There’s big one issue I don’t see on this list. Why does everyone have to publish so much? Are we really advancing knowledge, or is this some weirdly inflated reputational currency that is running out of control? I’m not saying we should quit doing research, but maybe we should be a little more selective about what we feel needs to be part of the record.

For one thing, it’s getting harder and harder to consult the record, as bloated as it is. It’s incredibly costly, both in terms of the time we put into writing and reviewing it and developing and sustaining systems for sharing and preserving it all. It also means that people are so frantically gathering up metrics of our productivity that we have less time to think, and some of our best thoughts require fallow time.

I’m reminded of Michael Pollan’s dietary advice: Eat food. Not too much. The mass production of research publications is unhealthy in so many ways.

What if we told people up for tenure that they could only submit some small number of publications (say, only three articles or book chapters) to illustrate their promise? I realize publication patterns vary enormously by field but we could come up with some way of saying “show us your best stuff; just not too much of it.” What if we said “it’s great if you publish, but please don’t overdo it” at annual review time. What if graduate programs and hiring committees and granting agencies said “hold on there, you’re over-producing. Volume is not what we’re looking for.
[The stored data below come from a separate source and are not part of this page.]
__global__ __launch_bounds__(256) void k_knn_seed(KnnTilesArgs a) {
  extern __shared__ __align__(16) unsigned char smem[];
  const int lane = threadIdx.x & (kWave - 1);
  const int wave = __builtin_amdgcn_readfirstlane(threadIdx.x >> 6);
  const int K = a.K, n_tiles = a.n_tiles;
  constexpr size_t kShared = sizeof(QD) * QW + sizeof(QF) * QW + 4 * sizeof(int) * QW + sizeof(unsigned int) * (MAX_TILES / 32);
  constexpr size_t kScratch = sizeof(float2) * QB * kWave + 512;
  static_assert(QB * WAVES == QW, "one batch per wave");
  QD* qd = reinterpret_cast<QD*>(smem);
  QF* qf = reinterpret_cast<QF*>(smem + sizeof(QD) * QW);
  int* cnt = reinterpret_cast<int*>(smem + (sizeof(QD) + sizeof(QF)) * QW);
  int* qb = cnt + QW;
  float* thrb = reinterpret_cast<float*>(qb + QW);
  int* spare = reinterpret_cast<int*>(thrb + QW);
  unsigned int* tbits = reinterpret_cast<unsigned int*>(spare + QW);
  unsigned char* scratch = smem + kShared + kScratch * wave;
  float2* lm = reinterpret_cast<float2*>(scratch);

  const unsigned int grp = blockIdx.x;
  const int64_t q0 = a.b_lo + (int64_t)grp * QW;
  const int nq = (a.b_hi - q0) < QW ? (int)(a.b_hi - q0) : QW;
  const double Et = __longlong_as_double((long long)*a.emax_bits);

  unsigned long long tphase = a.phase_cycles ? __builtin_readcyclecounter() : 0ull;
  unsigned long long pacc[8] = {0, 0, 0, 0, 0, 0, 0, 0};
  auto phase_mark = [&](int i) {
    if (!a.phase_cycles) return;
    const unsigned long long now = __builtin_readcyclecounter();
    pacc[i] += now - tphase;
    tphase = now;
  };
  float wlo0 = 0.f, wlo1 = 0.f, wlo2 = 0.f, whi0 = 0.f, whi1 = 0.f, whi2 = 0.f;
  const int nwords = (n_tiles + 31) >> 5;
  if (wave == 0) {
    const bool act = lane < nq;
    const int64_t b = act ? (int64_t)a.qorder[q0 - a.b_lo + lane] : 0;
    QD s; s.x = s.y = s.z = 0.0; s.tau = 0.0;
    if (act) {
      stage_a_query(a.pose, a.src[3 * b], a.src[3 * b + 1], a.src[3 * b + 2], &s.x, &s.y, &s.z);
    }
    qd[lane] = s;
    QF f; f.x = (float)s.x; f.y = (float)s.y; f.z = (float)s.z; f.thr = -1.0f;
    qf[lane] = f;
    cnt[lane] = 0; qb[lane] = (int)b; thrb[lane] = -1.0f;
    const float inf = __builtin_huge_valf();
    wlo0 = act ? f32_floor(s.x) : inf; wlo1 = act ? f32_floor(s.y) : inf; wlo2 = act ? f32_floor(s.z) : inf;
    whi0 = act ? f32_ceil(s.x) : -inf; whi1 = act ? f32_ceil(s.y) : -inf; whi2 = act ? f32_ceil(s.z) : -inf;
    for (int off = 32; off > 0; off >>= 1) {
      wlo0 = __builtin_fminf(wlo0, __shfl_xor(wlo0, off, kWave)); whi0 = __builtin_fmaxf(whi0, __shfl_xor(whi0, off, kWave));
      wlo1 = __builtin_fminf(wlo1, __shfl_xor(wlo1, off, kWave)); whi1 = __builtin_fmaxf(whi1, __shfl_xor(whi1, off, kWave));
      wlo2 = __builtin_fminf(wlo2, __shfl_xor(wlo2, off, kWave)); whi2 = __builtin_fmaxf(whi2, __shfl_xor(whi2, off, kWave));
    }
  }
  wave_sync();
  const float* bx_lo0 = a.tile_box, *bx_lo1 = a.tile_box + n_tiles, *bx_lo2 = a.tile_box + 2 * (size_t)n_tiles;
  const float* bx_hi0 = a.tile_box + 3 * (size_t)n_tiles, *bx_hi1 = a.tile_box + 4 * (size_t)n_tiles,
             * bx_hi2 = a.tile_box + 5 * (size_t)n_tiles;

  {
    if (wave == 0) {
      for (int e = lane; e < nwords; e += kWave) tbits[e] = 0u;
      wave_sync();
      const float px = qf[lane].x, py = qf[lane].y, pz = qf[lane].z;
      unsigned long long best[NSQ];
#pragma unroll
      for (int i = 0; i < NSQ; ++i) best[i] = ~0ull;
      float4* boxs = reinterpret_cast<float4*>(scratch);
      const int n_groups = (n_tiles + kWave - 1) / kWave;
      unsigned int gkey[2] = {0xffffffffu, 0xffffffffu};
      for (int g = 0; g < n_groups; ++g) {
        const int tl = g * kWave + lane;
        const float inf = __builtin_huge_valf();
        float lo0 = inf, lo1 = inf, lo2 = inf, hi0 = -inf, hi1 = -inf, hi2 = -inf;
        if (tl < n_tiles) { lo0 = bx_lo0[tl]; lo1 = bx_lo1[tl]; lo2 = bx_lo2[tl]; hi0 = bx_hi0[tl]; hi1 = bx_hi1[tl]; hi2 = bx_hi2[tl]; }
        for (int off = 32; off > 0; off >>= 1) {
          lo0 = __builtin_fminf(lo0, __shfl_xor(lo0, off, kWave)); hi0 = __builtin_fmaxf(hi0, __shfl_xor(hi0, off, kWave));
          lo1 = __builtin_fminf(lo1, __shfl_xor(lo1, off, kWave)); hi1 = __builtin_fmaxf(hi1, __shfl_xor(hi1, off, kWave));
          lo2 = __builtin_fminf(lo2, __shfl_xor(lo2, off, kWave)); hi2 = __builtin_fmaxf(hi2, __shfl_xor(hi2, off, kWave));
        }
        const float glb = box_lb2(wlo0, wlo1, wlo2, whi0, whi1, whi2, lo0, lo1, lo2, hi0, hi1, hi2);
        const unsigned int key = (glb < inf) ? ((__float_as_uint(glb) & ~127u) | (unsigned int)g) : 0xffffffffu;
        if (lane == (g & (kWave - 1))) gkey[g >> 6] = key;
      }
      for (;;) {
        unsigned int kmin = gkey[0] < gkey[1] ? gkey[0] : gkey[1];
        for (int off = 32; off > 0; off >>= 1) { const unsigned int o = __shfl_xor(kmin, off, kWave); kmin = o < kmin ? o : kmin; }
        if (kmin == 0xffffffffu) break;
        float w4 = -__builtin_huge_valf();
        if (lane < nq) w4 = best[NSQ - 1] == ~0ull ? __builtin_huge_valf() : __uint_as_float((unsigned int)(best[NSQ - 1] >> 32));
        for (int off = 32; off > 0; off >>= 1) w4 = __builtin_fmaxf(w4, __shfl_xor(w4, off, kWave));
        if (__uint_as_float(kmin & ~127u) > w4) break;
        const int gsel = (int)(kmin & 127u);
        if (lane == (gsel & (kWave - 1))) gkey[gsel >> 6] = 0xffffffffu;
        const int t0 = gsel * kWave;
        const int tl = t0 + lane;
        if (tl < n_tiles) {
          boxs[2 * lane] = make_float4(bx_lo0[tl], bx_lo1[tl], bx_lo2[tl], bx_hi0[tl]);
          boxs[2 * lane + 1] = make_float4(bx_hi1[tl], bx_hi2[tl], 0.f, 0.f);
        }
        wave_sync();
        const int cntt = (n_tiles - t0) < kWave ? (n_tiles - t0) : kWave;
#pragma unroll 4
        for (int i = 0; i < cntt; ++i) {
          const float4 b0 = boxs[2 * i], b1 = boxs[2 * i + 1];
          const float l0 = b0.x, l1 = b0.y, l2 = b0.z, h0 = b0.w, h1 = b1.x, h2 = b1.y;
          const int tile = t0 + i;
          const float lb = box_lb2(px, py, pz, px, py, pz, l0, l1, l2, h0, h1, h2);
          const float c0 = px - 0.5f * (l0 + h0), c1 = py - 0.5f * (l1 + h1), c2 = pz - 0.5f * (l2 + h2);
          const float score = lb + 1e-3f * (c0 * c0 + c1 * c1 + c2 * c2);
          unsigned long long key = (score < __builtin_huge_valf()) ? (((unsigned long long)__float_as_uint(score) << 32) | (unsigned int)tile) : ~0ull;
#pragma unroll
          for (int u = 0; u < NSQ; ++u) {
            const unsigned long long lo = key < best[u] ? key : best[u];
            key = key < best[u] ? best[u] : key;
            best[u] = lo;
          }
        }
        wave_sync();
      }
      if (lane < nq) {
#pragma unroll
        for (int i = 0; i < NSQ; ++i)
          if (best[i] != ~0ull) { const unsigned int t = (unsigned int)(best[i] & 0xffffffffull); atomicOr(&tbits[t >> 5], 1u << (t & 31)); }
      }
    }
    phase_mark(0);
    __syncthreads();
    phase_mark(3);
    const int qb0 = wave * QB;
    if (qb0 < nq) {
      const int nb = (nq - qb0) < QB ? (nq - qb0) : QB;
      for (int e = lane; e < QB * kWave; e += kWave) lm[e] = make_float2(__builtin_huge_valf(), __builtin_huge_valf());
      wave_sync();
      for (int wd = 0; wd < nwords; ++wd) {
        unsigned int bits = __builtin_amdgcn_readfirstlane(tbits[wd]);
        while (bits) {
          const int tile = (wd << 5) + (int)__builtin_ctz(bits);
          bits &= bits - 1;
          if (a.phase_cycles) pacc[4] += 1;
          const int64_t tb = (int64_t)tile * STEP;
          float x[T], y[T], z[T];
#pragma unroll
          for (int t = 0; t < T; ++t) { x[t] = a.txf[tb + t * kWave + lane]; y[t] = a.tyf[tb + t * kWave + lane]; z[t] = a.tzf[tb + t * kWave + lane]; }
          for (int q = 0; q < nb; ++q) {
            const float4 cur = *reinterpret_cast<const float4*>(&qf[qb0 + q]);
            float2 m = lm[q * kWave + lane];
#pragma unroll
            for (int t = 0; t < T; ++t) {
              const float dx = cur.x - x[t], dy = cur.y - y[t], dz = cur.z - z[t];
              float d = __builtin_fmaf(dz, dz, __builtin_fmaf(dy, dy, dx * dx));
              d = __builtin_fminf(d, __builtin_huge_valf());
              m.y = __builtin_amdgcn_fmed3f(m.x, m.y, d);
              m.x = __builtin_fminf(m.x, d);
            }
            lm[q * kWave + lane] = m;
          }
        }
      }
      wave_sync();
      phase_mark(5);
      for (int q = 0; q < nb; ++q) {
        const float2 m = lm[q * kWave + lane];
        const unsigned int kx = __float_as_uint(m.x), ky = __float_as_uint(m.y);
        unsigned int kth = 0u;
        for (int bit = 30; bit >= 0; --bit) {
          const unsigned int t_try = kth | ((1u << bit) - 1u);
          const int c = __popcll(__ballot(kx <= t_try)) + __popcll(__ballot(ky <= t_try));
          if (c < K) kth |= 1u << bit;
        }
        if (lane == 0) spare[qb0 + q] = (int)kth;
      }
      phase_mark(6);
    }
    phase_mark(1);
    __syncthreads();
    phase_mark(3);
    if (wave == 0 && lane < nq) {
      const double tv = (double)__uint_as_float((unsigned int)spare[lane]);
      const double E = fmax(Et, fmax(fabs(qd[lane].x), fmax(fabs(qd[lane].y), fabs(qd[lane].z))));
      double tau = __builtin_huge_val();
      if (tv < (double)__builtin_huge_valf()) {
        const double r = sqrt(tv) * (1.0 + 1e-6) + 4.0 * kU * E;
        tau = (r * r) * (1.0 + 1e-12);
      }
      qd[lane].tau = tau;
      const float thr = filter_threshold(tau, E);
      qf[lane].thr = thr;
      float tb = __builtin_huge_valf();
      if (thr < __builtin_huge_valf()) {
        const double rb = sqrt((double)thr) + 2.0 * kU * E;
        tb = f32_round_up((rb * rb) * (1.0 + 1e-6));
      }
      thrb[lane] = tb;
    }
    wave_sync();
  }

  if (wave == 0 && lane < nq) {
    QRec rec;
    rec.x = qd[lane].x; rec.y = qd[lane].y; rec.z = qd[lane].z; rec.tau = qd[lane].tau;
    rec.cnt = 0; rec.row = qb[lane]; rec.thr = qf[lane].thr; rec.tb = thrb[lane];
    reinterpret_cast<QRec*>(a.qrec)[q0 + lane] = rec;
  }
  phase_mark(1);
  if (a.phase_cycles && lane == 0) {
#pragma unroll
    for (int i = 0; i < 5; ++i) atomicAdd(&a.phase_cycles[i], pacc[i]);
    unsigned long long* pw = a.phase_cycles + 8 + 8 * ((size_t)grp * WAVES + wave);
#pragma unroll
    for (int i = 0; i < 7; ++i) pw[i] = pacc[i];
  }
}
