# 30stomercury/Automatic-Speech-Recognition

Hardware: AMD Instinct MI355X
Metric: utterances/sec (train step) LibriSpeech-360 char-LAS @1/2/4/8 GPU; dev-clean WER (higher is better)
Workload: dtype bf16; 1 GPU; LibriSpeech-100 char LAS (BASELINE configs[1]): 3xpBLSTM-256 listener + 1xLSTM-512 speller, additive attention, MFCC-39, bucket B=48 T=1274, U=191, V=30; full train step fwd+bwd+clip+Adam; cell=lstm, per_gpu_batch=48, global_batch=48, frames=1274, dec_steps=191, parallelism=dp1, params=9679774

## Files before the change

automatic-speech-recognition_amd/csrc/las_common.h:

```cpp
#pragma once
#include <hip/hip_runtime.h>
#include <stdint.h>
#include <stddef.h>
#include "../../include/las_hip.h"

#if defined(__HIP_DEVICE_COMPILE__) && !defined(__gfx950__)
#error "liblas_hip.so is written for gfx950 (MI355X / CDNA4) only"
#endif

void las_set_error(const char* fmt, ...);
int las_device_cus();
int las_xcd_round_robin();

#define LAS_ARG(cond, ...)                                   \
    do { if (!(cond)) { las_set_error(__VA_ARGS__); return -1; } } while (0)
#define LAS_HIP(expr)                                        \
    do { hipError_t e__ = (expr);                            \
         if (e__ != hipSuccess) { las_set_error("%s -> %s", #expr, hipGetErrorString(e__)); \
                                  return (int)e__; } } while (0)
#ifdef LAS_DEBUG_SYNC
#define LAS_LAUNCHED()                                       \
    do { hipError_t e__ = hipGetLastError();                 \
         if (e__ == hipSuccess) e__ = hipDeviceSynchronize(); \
         if (e__ != hipSuccess) { las_set_error("%s:%d: launch failed: %s", __FILE__, __LINE__, hipGetErrorString(e__)); \
// ... 169 lines not shown
static inline int cdiv(long long a, long long b) { return (int)((a + b - 1) / b); }

extern "C" int las_colsum_dt(const void* X, int dtype, int rows, int cols, int ldx, float beta, float* out, void* ws,
                             size_t ws_bytes, void* stream);

size_t las_skinny_pack_bytes(int K, int N);
int las_skinny_pack(const float* W, int ldw, int K, int N, int transposed, void* packed, hipStream_t st);
int las_skinny_gemm(const float* A, int lda, int M, int K, const void* packed, int N, float* C, int ldc,
                    const float* bias, hipStream_t st);
int las_skinny_gemm_bf16(const unsigned short* A, int lda, int M, int K, const void* packed, int N, float* C, int ldc,
                         const float* bias, hipStream_t st);
int las_skinny_gemm_bf16_tanh(const unsigned short* A, int lda, int M, int K, const void* packed, int N, const float* bias, float* eh, int ldh,
                              unsigned short* b0, int ld0, unsigned short* b1, int ld1, hipStream_t st);
int las_skinny_gemm_bf16_tanh_bwd(const unsigned short* A, int lda, int M, int K, const void* packed, int N, float* C, int ldc, int c0, int D,
                                  const float* h, int ldh, const float* sa, int lda_, const float* sb, int ldb, int vlast, float* gp, int ldg,
                                  unsigned short* gb, int ldgb, hipStream_t st);
int las_skinny_gemm_bf16_lstm_bwd(const unsigned short* A, int lda, int M, int K, const void* packed, int N, float* C, int ldc, int c0, int D,
                                  const float* sa, int lda_, const float* sb, int ldb, int vlast, float* gp, int ldg, unsigned short* gb, int ldgb,
                                  const float* c, const float* cp, float* dC, int ldc_, hipStream_t st);
int las_skinny_lstm_bf16(const unsigned short* A, int lda, int M, int K, const void* packed, int D, const float* bias, float fb, const float* cprev,
                         float* c, float* h, float* gates, unsigned short* b0, int ld0, unsigned short* b1, int ld1, hipStream_t st);
bool las_skinny_ok(int M, int K, int N, int lda, const void* A);

typedef las_lstm_cell_args LstmCellLaunch;
int las_lstm_cell_rows_launch(const LstmCellLaunch& a, hipStream_t st);
int las_lstm_cell_check(const LstmCellLaunch& a);
int las_lstm_cell_rows_launch2(const LstmCellLaunch& a, const LstmCellLaunch& b, hipStream_t st);
```

automatic-speech-recognition_amd/csrc/speller.hip:

```cpp
#include "las_common.h"
#include "lstm_cell_rows.h"
#include <type_traits>
#include <math.h>

#define LAS_MAX_NL 4

constexpr int RNT = 1024;
constexpr int RNG = RNT / 32;
constexpr int RNW = RNT / 64;
constexpr int RNH = RNT / 128;

struct LoopProd {
    const u16x8_t* Bp; int KS, K, N, nct, M, pn, R;
    const float* bias;
    float* C; long long c_step; int ldc;
    unsigned long long* gA; int gA_row;
    unsigned long long* gC; int gC_row;
    unsigned long long* xcc;
    int nap;
    int budget;
    int* status;
};
#define LOOP_POLL_TIMEOUT(lp)                                                                                   \
    do { if ((lp).status) (lp).status[0] = LAS_SPELLER_STATUS_TIMEOUT; __builtin_amdgcn_s_waitcnt(0); __builtin_amdgcn_endpgm(); } while (0)
// ... 2578 lines not shown
}

__global__ __launch_bounds__(256) void dkeys_kernel(DecDev a, float* __restrict__ dKeys) {
    const int b = blockIdx.y, tt = blockIdx.x * 8 + (threadIdx.x >> 5), sl = threadIdx.x & 31;
    const int B = a.B, Tp = a.Tp, A = a.A, U = a.U;
    if (tt >= Tp) return;
    for (int a4 = sl; a4 < A / 4; a4 += 32) {
        const unsigned short* kr = a.keysbf + ((size_t)b * Tp + tt) * A + a4 * 4;
        const float k0 = bf2f(kr[0]), k1 = bf2f(kr[1]), k2 = bf2f(kr[2]), k3 = bf2f(kr[3]);
        float4 acc = make_float4(0.f, 0.f, 0.f, 0.f);
#pragma unroll 8
        for (int t = 0; t < U; ++t) {
            const float de = a.dE[((size_t)t * B + b) * Tp + tt];
            const float4 q4 = reinterpret_cast<const float4*>(a.Q + ((size_t)t * B + b) * A)[a4];
            const float v0 = tanh_fast(k0 + q4.x), v1 = tanh_fast(k1 + q4.y), v2 = tanh_fast(k2 + q4.z), v3 = tanh_fast(k3 + q4.w);
            acc.x = fmaf(de, 1.f - v0 * v0, acc.x); acc.y = fmaf(de, 1.f - v1 * v1, acc.y);
            acc.z = fmaf(de, 1.f - v2 * v2, acc.z); acc.w = fmaf(de, 1.f - v3 * v3, acc.w);
        }
        const float4 u4 = reinterpret_cast<const float4*>(a.u)[a4];
        float4* o = reinterpret_cast<float4*>(dKeys + ((size_t)b * Tp + tt) * A) + a4;
        float4 cur = *o;
        cur.x = fmaf(acc.x, u4.x, cur.x); cur.y = fmaf(acc.y, u4.y, cur.y); cur.z = fmaf(acc.z, u4.z, cur.z); cur.w = fmaf(acc.w, u4.w, cur.w);
        *o = cur;
    }
}

constexpr int EMB_MAX_V = 16384, EMB_MAX_N = 49152;
__global__ __launch_bounds__(1024) void emb_hist_kernel(const int* __restrict__ tok, int n, int V, int* __restrict__ start) {
    extern __shared__ int cnt[];
    int* part = cnt + V;
    const int tid = threadIdx.x;
    for (int v = tid; v < V; v += 1024) cnt[v] = 0;
    __syncthreads();
    for (int i = tid; i < n; i += 1024) { const int v = tok[i]; if (v >= 0 && v < V) atomicAdd(&cnt[v], 1); }
    __syncthreads();
    const int per = (V + 1023) / 1024, v0 = tid * per, v1 = min(V, v0 + per);
    int s_ = 0;
    for (int v = v0; v < v1; ++v) s_ += cnt[v];
    part[tid] = s_;
    __syncthreads();
    for (int off = 1; off < 1024; off <<= 1) {
        const int x = tid >= off ? part[tid - off] : 0;
        __syncthreads();
        part[tid] += x;
        __syncthreads();
    }
// ... 132 lines not shown
    w.fcS = o;    o += align256(C > 0 ? (size_t)U * B * Tp * C * f : 0);
    w.dfcS = o;   o += align256(C > 0 ? (size_t)U * B * Tp * C * f : 0);
    w.dlocwP = o; o += align256(C > 0 ? (size_t)B * DLW_SPLIT * Kc * C * f : 0);
    w.dlocbP = o; o += align256(C > 0 ? (size_t)B * DLW_SPLIT * C * f : 0);
    w.wide = o;   o += align256(wide_layout(B, Tp, A, D, NL, G, C).total);
    w.gemm = o;
    size_t big = (size_t)I0D * G * D;
    if ((size_t)D * V > big) big = (size_t)D * V;
    if ((size_t)8 * V * E > big) big = (size_t)8 * V * E;
    o += align256(big * 8 * f);
    w.total = o;
    return w;
}

static size_t act_save_f_offset(int U, int B, int Tp, int A) { return align256((size_t)LAS_ACT_HDR * 4 + (size_t)U * B * Tp * A * 2); }
extern "C" size_t las_speller_act_save_bytes(int U, int B, int Tp, int A, int C) {
    return act_save_f_offset(U, B, Tp, A) + (size_t)U * B * Tp * (C > 0 ? C : 0) * sizeof(float);
}
extern "C" size_t las_speller_workspace_bytes(int B, int Tp, int Hd, int A, int D, int NL, int E, int V, int U, int cell) {
    const int G = cell == LAS_CELL_LSTM ? 4 : 1;
    return bwd_layout(B, Tp, Hd, A, D, NL, E, V, U, G, 256, 16).total;
}
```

Give it some thought.”

Perhaps technology is simply making it easier to create and share stuff, and what we're seeing is a lot of creativity that was hidden when publishing was harder. Maybe scholars just have a lot more to share about what we are learning about the world and we simply have more avenues for sharing it.

But I don’t think so. I think the problem with peer review isn’t paid fast lanes or fake journals or the need for a new kind of peer review. It’s that we too often use the adjective "productive" with the word "scholar" unthinkingly. In an era when jobs are insecure our reputational economy is suffering from runaway inflation. What’s the cost of being too busy to stop and think? 

It's our system. Would it really be that hard to fix?